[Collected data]
@@ -64,15 +76,16 @@
         const int c0 = chunk * BKE;
         const bool second = c0 >= a.c1;
         const unsigned cb = (unsigned)(second ? c0 - a.c1 : c0) * (unsigned)ESZ;
-        float* dst = sA + (chunk & 1) * ASTG + wave * 256;
+        float* dst = sA + (chunk & 1) * ASTG;
 #pragma unroll
         for (int j = 0; j < NA; ++j) {
+            if (XA && j == NA - 1 && wave != NW - 1) break;
             const unsigned r = second ? arow2[j] : arow1[j];
             const unsigned off = r == 0xffffffffu ? r : r + cb;
             if (second)
-                __builtin_amdgcn_raw_ptr_buffer_load_lds(rsx2, (lds_ptr)(dst + j * NW * 256), 16, (int)off, 0, 0, 0);
+                __builtin_amdgcn_raw_ptr_buffer_load_lds(rsx2, (lds_ptr)(dst + a_slot(j)), 16, (int)off, 0, 0, 0);
             else
-                __builtin_amdgcn_raw_ptr_buffer_load_lds(rsx, (lds_ptr)(dst + j * NW * 256), 16, (int)off, 0, 0, 0);
+                __builtin_amdgcn_raw_ptr_buffer_load_lds(rsx, (lds_ptr)(dst + a_slot(j)), 16, (int)off, 0, 0, 0);
         }
     };
     int ld_tap = 0, ld_chunk = 0, ld_stage = 0;
@@ -143,7 +156,7 @@
         const bool second = c0 >= a.c1;
         if ((int)second != a.ntpart) return;
         const float* tb0 = snt + (second ? c0 - a.c1 : c0);
-        float* dst = sA + (chunk & 1) * ASTG + wave * 256 + lane * 4;
+        float* dst = sA + (chunk & 1) * ASTG + lane * 4;
         if constexpr (NM == 2) {
             if (!nm_table) return;
 #pragma unroll
@@ -151,7 +164,7 @@
                 const int m = nmv[j];
                 if (m < 0 && m != (int)0x80000000) {
                     const float* tb = tb0 + (-1 - m) + 3 * ntc_s;
-                    float* p = dst + j * NW * 256;
+                    float* p = dst + a_slot(j);
                     if constexpr (ESZ == 4) {
                         *(f32x4*)p = *(const f32x4*)tb;
                     } else {
@@ -174,7 +187,7 @@
         for (int j = 0; j < NA; ++j) {
             if (nmv[j] >= 0) {
                 const float* tb = tb0 + nmv[j];
-                float* p = dst + j * NW * 256;
+                float* p = dst + a_slot(j);
                 if constexpr (ESZ == 4) {
                     f32x4 x = *(const f32x4*)p;
                     const f32x4 mean = *(const f32x4*)tb, inv = *(const f32x4*)(tb + ntc_s), beta = *(const f32x4*)(tb + 2 * ntc_s);
@@ -243,9 +256,12 @@
             for (int tap = 0; tap < 9; ++tap) {
                 if (tap == 8 && chunk + 1 == nch)
                     asm volatile("s_waitcnt vmcnt(0)" ::: "memory");
-                else if (tap == 1 && chunk + 1 < nch)
-                    asm volatile("s_waitcnt vmcnt(%0)" ::"n"(NA + NB) : "memory");
-                else
+                else if (tap == 1 && chunk + 1 < nch) {
+                    if (!XA || wave == NW - 1)
+                        asm volatile("s_waitcnt vmcnt(%0)" ::"n"(NA + NB) : "memory");
+                    else
+                        asm volatile("s_waitcnt vmcnt(%0)" ::"n"(NA - 1 + NB) : "memory");
+                } else
                     asm volatile("s_waitcnt vmcnt(%0)" ::"n"(NB) : "memory");
                 SHM_LDS_BARRIER();
                 asm volatile("" ::: "memory");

*Task details*.
Report all lines of the data above that include the string "ASTG".

*Response for this exercise*.
-        float* dst = sA + (chunk & 1) * ASTG + wave * 256;
+        float* dst = sA + (chunk & 1) * ASTG;
-        float* dst = sA + (chunk & 1) * ASTG + wave * 256 + lane * 4;
+        float* dst = sA + (chunk & 1) * ASTG + lane * 4;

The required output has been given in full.